Martha Stewart Living, October 2010
- Yield Serves 8
Ingredients
- 1/2 cup pecans, toasted and finely chopped
- 1/3 cup plain fresh breadcrumbs
- 1/4 cup sugar, plus more for sprinkling
- 1/2 teaspoon ground cinnamon, plus more for dusting
- 6 sheets frozen phyllo dough (11 1/2 by 15 inches each), thawed
- 1 stick unsalted butter, melted
- 3 small firm pears, such as Forelle or Seckel --didn't have, just used extra apples
- 2 Granny Smith apples, peeled
Directions
- Preheat oven to 400 degrees with a rack in top position. Combine pecans, breadcrumbs, sugar, and cinnamon.
- Line a baking sheet with parchment, and top with 1 phyllo sheet. Brush phyllo all over with butter, and sprinkle pecan mixture evenly over top. Repeat 4 times. Top with remaining phyllo sheet, and brush with all but 2 tablespoons butter.
- Slice pears and apples 1/8 inch thick; discard seeds. Arrange pear and apple slices in a single layer on phyllo, leaving space between fruit and a 1/4-inch border around edges. Brush fruit with reserved 2 tablespoons butter. Sprinkle with sugar, and dust with cinnamon. Bake, rotating sheet halfway through, until phyllo is golden brown and fruit is soft, 28 to 32 minutes. Let cool slightly.

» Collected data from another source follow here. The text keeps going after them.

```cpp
#if SX_PAIR_PROF
    auto stamp = [&]() {
        unsigned long long t;
        __builtin_amdgcn_sched_barrier(0);
        asm volatile("s_memtime %0\n\ts_waitcnt lgkmcnt(0)" : "=s"(t)::"memory");
        __builtin_amdgcn_sched_barrier(0);
        return t;
    };
    unsigned long long tp[8];
    tp[0] = stamp();
#endif
    if constexpr (NW == 2 && WM == 1 && NCH == 1 && SX_PAIR_SHARED_A != 0)
        for (int g = 0; g < 3; g++)
            if (g < ((a.nchunks * a.K1) >> 1)) {
                const int sub = wave >> 1, pl = wave & 1;
                lds_dma<16>(wbase1 + (int64_t)(2 * g + sub) * STEPBYTES + pl * 1024 + lane * 16,
                            reinterpret_cast<float *>(lds_sx + a.a_ring + (unsigned)((g * 2 + sub) * 2048 + pl * 1024)));
            }
    constexpr bool BIAS_LDS = NCH == 1;
    if constexpr (BIAS_LDS) {
        if (wave == 0) {
            constexpr int CC = WM * 32;
            const int k = lane - (lane >= CC / 4 ? CC / 4 : 0);
            const float *bp = lane < CC / 4 ? a.bias1 : a.bias2;
            const void *src = (bp && lane < CC / 2) ? static_cast<const void *>(bp + 4 * k) : static_cast<const void *>(a.zeros + 4 * (lane & 31));
            lds_dma<16>(src, reinterpret_cast<float *>(lds_sx + a.bias_off));
        }
    }
    auto bias_from_lds = [&](int conv, f32x4 (&bq)[4]) __attribute__((always_inline)) {
        u32x4 t4[4];
#pragma unroll
        for (int q = 0; q < 4; q++)
            asm volatile("ds_read_b128 %0, %1" : "=v"(t4[q]) : "v"(lds0 + a.bias_off + (uint32_t)(conv * (WM * 32) + wm * 32 + 8 * q + 4 * hi) * 4u) : "memory");
        asm volatile("s_waitcnt lgkmcnt(0)" ::: "memory");
        __builtin_amdgcn_sched_barrier(0);
#pragma unroll
        for (int q = 0; q < 4; q++) bq[q] = __builtin_bit_cast(f32x4, t4[q]);
    };
    constexpr int NXC = 3;
    if constexpr (ONE_READ) {
        constexpr int NXH = MAXCH, NG = 2 * MAXCH;
        const int HW = LW - 256, pad1 = a.pad1;
        const int nhc = HW * NG, nxh = (nhc + 255) >> 8;
        u32x4 hst[NXH][2];
        bool hin[NXH], hok[NXH];
        uint32_t hlds[NXH];
        const float *hp[NXH];
#pragma unroll
        for (int it = 0; it < NXH; it++) {
            const int h = it * 256 + tid;
            hin[it] = h < nhc;
            const int g = hin[it] ? h / HW : 0;
            const int c = hin[it] ? h - g * HW : 0;
            const int col = c < pad1 ? c : c + 256;
            const int t = t1 - pad1 + col;
            hok[it] = hin[it] && t >= 0 && t < TV;
            hp[it] = xrb + (hok[it] ? ((int64_t)g * T + t) * 8 : (int64_t)0);
            hlds[it] = lds0 + (uint32_t)(g >> 1) * XB + (uint32_t)((g & 1) * LW + col) * 16u;
        }
        static_for<NXH>([&](auto I) {
            constexpr int it = decltype(I)::value;
            if (it < nxh) {
                hst[it][0] = global_read128_v<0>(hp[it]);
                hst[it][1] = global_read128_v<16>(hp[it]);
            }
        });
        load_pre();
        const float isl = a.islope;
        static_for<NW>([&](auto N) {
            constexpr int n = decltype(N)::value;
            asm volatile("s_waitcnt vmcnt(%0)" ::"n"(4 * (NW - 1 - n)) : "memory");
            __builtin_amdgcn_sched_barrier(0);
#if SX_PAIR_PROF
            if constexpr (n == 0) tp[1] = stamp();
#endif
            if constexpr (n == 0) {
                static_for<NXH>([&](auto I) {
                    constexpr int it = decltype(I)::value;
                    if (it < nxh && hin[it]) {
                        float v[8];
#pragma unroll
                        for (int e = 0; e < 8; e++) {
                            const float x = hok[it] ? __uint_as_float(hst[it][e >> 2][e & 3]) : 0.f;
                            v[e] = fmaxf(x, x * isl);
                        }
                        unsigned p0[4], p1[4];
#pragma unroll
                        for (int e = 0; e < 4; e++) split2h_pair_pk(v[2 * e], v[2 * e + 1], p0[e], p1[e], pk);
                        ds_write128(hlds[it], u32x4{p0[0], p0[1], p0[2], p0[3]});
                        ds_write128(hlds[it] + (uint32_t)(2 * LW) * 16u, u32x4{p1[0], p1[1], p1[2], p1[3]});
                    }
                });
            }
            const int col = (wn * NW + n) * 32 + l31;
            const int t = t1 + col;
            const bool ok = t >= 0 && t < TV;
#pragma unroll
            for (int q = 0; q < 4; q++) {
                float v[4];
#pragma unroll
                for (int e = 0; e < 4; e++) {
                    const float x = ok ? pre[n / 2][n % 2][q][e] : 0.f;
                    v[e] = fmaxf(x, x * isl);
                }
                unsigned wa[2], wb[2];
                split2h_pair_pk(v[0], v[1], wa[0], wa[1], pk);
                split2h_pair_pk(v[2], v[3], wb[0], wb[1], pk);
                const int g = 4 * wm + q;
                const uint32_t cell = lds0 + (uint32_t)(g >> 1) * XB + (uint32_t)((g & 1) * LW + pad1 + col) * 16u + 8u * hi;
                asm volatile("ds_write_b64 %0, %1" ::"v"(cell), "v"(u32x2{wa[0], wb[0]}) : "memory");
                asm volatile("ds_write_b64 %0, %1" ::"v"(cell + (uint32_t)(2 * LW) * 16u), "v"(u32x2{wa[1], wb[1]}) : "memory");
            }
            asm volatile("" : "+v"(pk));
        });
    } else {
        u32x4 xst[MAXCH][NXC][2];
        const int nxc = (2 * LW + 255) >> 8;
        uint32_t xroff[NXC];
        bool xrok[NXC];
        int xkh[NXC], xcol[NXC];
#pragma unroll
        for (int it = 0; it < NXC; it++) {
            const int i = it * 256 + tid;
            const int kh = (i >= LW ? 1 : 0) + (i >= 2 * LW ? 1 : 0);
            const int col = i - kh * LW;
            const int t = t1 - a.pad1 + col;
            xkh[it] = kh;
            xcol[it] = col;
            xrok[it] = it < nxc && kh < 2 && t >= 0 && t < TV;
            xroff[it] = xrok[it] ? (uint32_t)(((int64_t)kh * T + t) * 32) : 0u;
        }
        static_for<MAXCH>([&](auto CH) {
            constexpr int ch = decltype(CH)::value;
            const float *cbase = xrb + (int64_t)(2 * ch) * T * 8;
            static_for<NXC>([&](auto I) {
                constexpr int it = decltype(I)::value;
                if (it < nxc) {
                    xst[ch][it][0] = global_read128_x<0>(xroff[it], cbase);
                    xst[ch][it][1] = global_read128_x<16>(xroff[it], cbase);
                }
            });
        });
        if constexpr (EARLY) {
            load_pre();
            if constexpr (ACC) {
                load_res(a.out_raw + (int64_t)b * a.C * T, ad);
                asm volatile("s_waitcnt vmcnt(16)" ::: "memory");
            } else
                asm volatile("s_waitcnt vmcnt(8)" ::: "memory");
        } else
            asm volatile("s_waitcnt vmcnt(0)" ::: "memory");
#if SX_PAIR_PROF
        tp[1] = stamp();
#endif
        const float isl = a.islope;
        static_for<MAXCH>([&](auto CH) {
            constexpr int ch = decltype(CH)::value;
            static_for<NXC>([&](auto I) {
                constexpr int it = decltype(I)::value;
                if (it < nxc && xkh[it] < 2) {
                    float v[8];
#pragma unroll
                    for (int e = 0; e < 8; e++) {
                        const float x = xrok[it] ? __uint_as_float(xst[ch][it][e >> 2][e & 3]) : 0.f;
                        v[e] = fmaxf(x, x * isl);
                    }
                    unsigned p0[4], p1[4];
#pragma unroll
                    for (int e = 0; e < 4; e++) split2h_pair_pk(v[2 * e], v[2 * e + 1], p0[e], p1[e], pk);
                    const uint32_t ad = lds0 + (uint32_t)ch * XB + (uint32_t)(xkh[it] * LW + xcol[it]) * 16u;
                    ds_write128(ad, u32x4{p0[0], p0[1], p0[2], p0[3]});
                    ds_write128(ad + (uint32_t)(2 * LW) * 16u, u32x4{p1[0], p1[1], p1[2], p1[3]});
                }
            });
        });
    }

    f32x16 acc[NW];
    auto zero_acc = [&]() {
#pragma unroll
        for (int n = 0; n < NW; n++)
#pragma unroll
            for (int r = 0; r < 16; r++) acc[n][r] = 0.f;
    };
    zero_acc();
    u32x4 fb[NW][2];
    auto load_b_half = [&](auto H, uint32_t rows, uint32_t pstride) {
        constexpr int h = decltype(H)::value;
        static_for<NH>([&](auto N) {
            constexpr int n = h * NH + decltype(N)::value;
            fb[n][0] = ds_read128<n * 512>(rows);
            fb[n][1] = ds_read128<n * 512>(rows + pstride);
        });
    };
    auto mma_half = [&](const ASet &f, auto H) {
        constexpr int h = decltype(H)::value;
#pragma unroll
// ... 156 lines not shown
            step(fa1, fa0, 2 * g + 1, true);
        }
    };

    struct ChainPar {
        const char *wb1, *wb2;
        const float *bias1, *bias2;
        float ws1, ws2;
        int K1, dil1, K2, dil2;
        uint32_t xoff, yoff;
    };
    auto chain_par = [&](int ci) {
        ChainPar c;
        if constexpr (NCH == 1) {
            c = ChainPar{wbase1, wbase2, a.bias1, a.bias2, a.wscale1, a.wscale2, a.K1, a.dil1, a.K2, a.dil2, 0u, 0u};
        } else {
            const auto &h = a.ch[ci];
            c = ChainPar{reinterpret_cast<const char *>(h.wp1) + wm * (MW * NPW * 1024),
                         reinterpret_cast<const char *>(h.wp2) + wm * (MW * NPW * 1024),
                         h.bias1, h.bias2, h.wscale1, h.wscale2, h.K1, h.dil1, h.K2, h.dil2, (uint32_t)h.xoff, (uint32_t)h.yoff};
        }
        return c;
    };
    static_assert(NCH == 1 || EARLY, "fused chains keep x in registers from the prologue on");
    const uint32_t ylds = NCH > 1 ? lds0 + (uint32_t)a.nchunks * XB : lds0;
    f32x4 xkeep[NCH > 1 ? NW / 2 : 1][2][4], tot[NCH > 1 ? NW / 2 : 1][2][4];
#if SX_PAIR_ALIAS
    ASet f1s[DEPTH + 1];
    ASet(&f2s)[DEPTH + 1] = f1s;
#else
    ASet f1s[DEPTH + 1], f2s[DEPTH + 1];
#endif
#pragma unroll 1
    for (int ci = 0; ci < NCH; ci++) {
    const ChainPar cp = chain_par(ci);
    if constexpr (NCH > 1) {
        if (ci > 0) {
#pragma unroll
            for (int rr = 0; rr < NW / 2; rr++)
#pragma unroll
                for (int j = 0; j < 2; j++)
#pragma unroll
                    for (int q = 0; q < 4; q++) pre[rr][j][q] = xkeep[rr][j][q];
            zero_acc();
        }
    }
    if constexpr (!SHA) load_a(f1s[0], cp.wb1, 0);
    if (ci == 0) {
        asm volatile("s_waitcnt lgkmcnt(0)" ::: "memory");
#if SX_PAIR_PROF
        tp[2] = stamp();
#endif
        __builtin_amdgcn_s_barrier();
#if SX_PAIR_PROF
        tp[3] = stamp();
#endif
    }
    __builtin_amdgcn_sched_barrier(0);
    if constexpr (SHA)
        run_conv_sha(f1s[0], f1s[1], cp.wb1, cp.K1, cp.dil1, lds0 + (uint32_t)(hi * LW + wn * (NW * 32) + l31 + (int)cp.xoff) * 16u,
                     XB, (uint32_t)(2 * LW) * 16u);
    else
        run_conv(f1s, cp.wb1, cp.K1, cp.dil1, lds0 + (uint32_t)(hi * LW + wn * (NW * 32) + l31 + (int)cp.xoff) * 16u, XB,
                 (uint32_t)(2 * LW) * 16u);

#if SX_PAIR_PROF
    tp[4] = stamp();
#endif
    if constexpr (CHAIN && !EARLY) load_pre();

    if constexpr (!SHA) load_a(f2s[0], cp.wb2, 0);
    asm volatile("s_waitcnt lgkmcnt(0)" ::: "memory");
    __builtin_amdgcn_s_barrier();
    __builtin_amdgcn_sched_barrier(0);
    if constexpr (SHA) sha_prefetch(cp.wb2, cp.K2);
    {
        const float wsc = cp.ws1, msl = a.mslope;
        const float *biasp = cp.bias1 ? cp.bias1 : a.zeros;
        const int b_on = cp.bias1 ? 1 : 0;
        const uint32_t YC = a.y_chunk_bytes, LW2 = (uint32_t)a.LW2;
        const int row0 = wm * 32;
        f32x4 bq[4];
        if constexpr (BIAS_LDS) bias_from_lds(0, bq);
        else {
#pragma unroll
            for (int q = 0; q < 4; q++) bq[q] = *reinterpret_cast<const f32x4 *>(biasp + (row0 + 8 * q + 4 * hi) * b_on);
        }
#pragma unroll
        for (int n = 0; n < NW; n++) {
            const int col = (wn * NW + n) * 32 + l31;
            const int t = t1 + col;
            const bool live = t >= 0 && t < TV;
#pragma unroll
            for (int q = 0; q < 4; q++) {
                float o[4];
#pragma unroll
                for (int e = 0; e < 4; e++) {
                    float v = __builtin_fmaf(acc[n][4 * q + e], wsc, bq[q][e]);
                    if constexpr (CHAIN) {
                        if constexpr (NCH > 1) {
                            if (ci == 0) xkeep[n / 2][n % 2][q][e] = pre[n / 2][n % 2][q][e];
                        }
                        v += pre[n / 2][n % 2][q][e];
                        pre[n / 2][n % 2][q][e] = v;
                    }
                    o[e] = live ? fmaxf(v, v * msl) : 0.f;
                }
                unsigned wa[2], wb[2];
                split2h_pair_pk(o[0], o[1], wa[0], wa[1], pk);
                split2h_pair_pk(o[2], o[3], wb[0], wb[1], pk);
                const int g = 4 * wm + q;
                const uint32_t cell = ylds + (uint32_t)(g >> 1) * YC + ((uint32_t)(g & 1) * LW2 + (uint32_t)(col + a.pad2)) * 16u + 8u * hi;
                asm volatile("ds_write_b64 %0, %1" ::"v"(cell), "v"(u32x2{wa[0], wb[0]}) : "memory");
                asm volatile("ds_write_b64 %0, %1" ::"v"(cell + 2u * LW2 * 16u), "v"(u32x2{wa[1], wb[1]}) : "memory");
            }
            asm volatile("" : "+v"(pk));
        }
    }
    zero_acc();
    asm volatile("s_waitcnt lgkmcnt(0)" ::: "memory");
    __builtin_amdgcn_s_barrier();
    __builtin_amdgcn_sched_barrier(0);
#if SX_PAIR_PROF
    tp[5] = stamp();
#endif

    if constexpr (SHA)
        run_conv_sha(f2s[0], f2s[1], cp.wb2, cp.K2, cp.dil2, ylds + (uint32_t)(hi * a.LW2 + wn * (NW * 32) + l31 + (int)cp.yoff) * 16u,
                     a.y_chunk_bytes, (uint32_t)(2 * a.LW2) * 16u);
    else
        run_conv(f2s, cp.wb2, cp.K2, cp.dil2, ylds + (uint32_t)(hi * a.LW2 + wn * (NW * 32) + l31 + (int)cp.yoff) * 16u,
                 a.y_chunk_bytes, (uint32_t)(2 * a.LW2) * 16u);
#if SX_PAIR_PROF
    tp[6] = stamp();
#endif
    if constexpr (!CHAIN && !EARLY) load_pre();

    {
        constexpr int flags = EPI;
        float *rawb = a.out_raw + (int64_t)b * a.C * T;
        const float wsc = cp.ws2, rdiv = a.div;
        const float *biasp = cp.bias2 ? cp.bias2 : a.zeros;
        const int b_on = cp.bias2 ? 1 : 0;
        const int row0 = wm * 32;
        f32x4 bq[4];
        if constexpr (BIAS_LDS) bias_from_lds(1, bq);
        else {
#pragma unroll
            for (int q = 0; q < 4; q++) bq[q] = *reinterpret_cast<const f32x4 *>(biasp + (row0 + 8 * q + 4 * hi) * b_on);
        }
        static_for<NW / 2>([&](auto R) {
            constexpr int rr = decltype(R)::value;
            f32x4 adl[2][4];
            if constexpr ((flags & EPI_ACC) != 0 && !(EARLY && ACC)) {
#pragma unroll
                for (int j = 0; j < 2; j++) {
                    const int t = t1 + (wn * NW + rr * 2 + j) * 32 + l31;
                    const int tl = t < 0 ? 0 : (t < T ? t : T - 1);
#pragma unroll
                    for (int q = 0; q < 4; q++)
                        adl[j][q] = *reinterpret_cast<const f32x4 *>(rawb + ((int64_t)((row0 >> 3) + q) * T + tl) * 8 + 4 * hi);
                }
            }
#pragma unroll
            for (int j = 0; j < 2; j++) {
                const int n = rr * 2 + j;
                const int col = (wn * NW + n) * 32 + l31;
                const int t = t1 + col;
                const bool kept = !(col < a.pad2 || col >= a.pad2 + a.BNo || t >= TV);
                if constexpr (NCH == 1) {
                    if (!kept) continue;
                }
#pragma unroll
                for (int q = 0; q < 4; q++) {
                    f32x4 v;
#pragma unroll
                    for (int e = 0; e < 4; e++) v[e] = __builtin_fmaf(acc[n][4 * q + e], wsc, bq[q][e]);
                    v += pre[rr][j][q];
                    if constexpr (NCH > 1) {
                        if (ci > 0) v += tot[rr][j][q];
                        tot[rr][j][q] = v;
                        if (ci < NCH - 1 || !kept) continue;
                    }
                    if constexpr ((flags & EPI_ACC) != 0) {
                        if constexpr (EARLY && ACC) v += ad[rr][j][q];
                        else v += adl[j][q];
                    }
                    if constexpr ((flags & EPI_DIV) != 0) {
#pragma unroll
                        for (int e = 0; e < 4; e++) v[e] = v[e] / rdiv;
                    }
#if SX_PAIR_ST_SC1
                    {
                        float *sp = rawb + ((int64_t)((row0 >> 3) + q) * T + t) * 8 + 4 * hi;
                        const f32x4 sv = v;
                        asm volatile("global_store_dwordx4 %0, %1, off sc1" ::"v"(sp), "v"(sv) : "memory");
                    }
#else
                    *reinterpret_cast<f32x4 *>(rawb + ((int64_t)((row0 >> 3) + q) * T + t) * 8 + 4 * hi) = v;
#endif
                }
            }
        });
    }
    }
#if SX_PAIR_PROF
    asm volatile("s_waitcnt vmcnt(0)" ::: "memory");
    tp[7] = stamp();
    if (a.prof && tid == 0) {
// ... 167 lines not shown
```

phoonnx_amd/csrc/sx_split.hip.hpp:

```cpp
#pragma once
#include <hip/hip_runtime.h>
#include <stdint.h>

#include <atomic>

namespace vitsmi {

typedef float sxf32x2 __attribute__((ext_vector_type(2)));
typedef _Float16 f16x2 __attribute__((ext_vector_type(2)));
typedef unsigned u32x4 __attribute__((ext_vector_type(4)));
typedef unsigned u32x2 __attribute__((ext_vector_type(2)));

constexpr int kSxPeakSlots = 64;
constexpr float kF16Max = 65504.f;

inline thread_local bool g_launch_name_on = false;
inline thread_local char g_launch_name[128];
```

Cut into 8 pieces.
The peanut sauce on potatoes, tomatoes and carrots! Super rich
A table full of food!! And it's not even Thanksgiving yet!
We all fit in the kitchen!
Debbie!
Britney, enjoying the peanut butter sauce on the potatoes, tomatoes and carrots.
Claire, enjoying the leek and potato soup.
All digging in after hours of cookin in the kitchen!
Kale, baby brussel sprouts, sun dried tomatoes
Braised Seitan with Brussels, Kale, and Sun-Dried Tomatoes Recipe
Makes 4 servings2 | T olive oil |
1 | cup shallots |
4 | servings seitan --I didn't have |
2 | cups Brussels sprouts |
4 | cloves garlic |
1/2 | tsp dried thyme |
1/4 | tsp dried tarragon |
1/2 | tsp dried oregano |
1/2 | cup sun dried tomatoes |
2 | cups vegetable broth |
1/4 | cup white wine--You can always try a tablespoon of white wine vinegar diluted in a 1/4 cup of water in place of the wine. |
4 | cups chopped kale |
- Saute shallots and seitan in evo for about 7 min until browned.
- Add Brussels sprouts and saute for three more minutes.
- Add garlic, herbs, salt, and pepper, saute for another minute.
- Add sun dried tomatoes.
- Add vegetable broth and wine. Once the liquid is boiling, stir in the kale until wilted. Cover, leaving a little room for steam to escape and lower heat. Simmer for 5-7 minutes.
Boiled beets with a yummy dressing: garlic, parsley, rosemary, lime juice and EVOO.
Roasted root veggies with a tabof truffle oil! YUM!!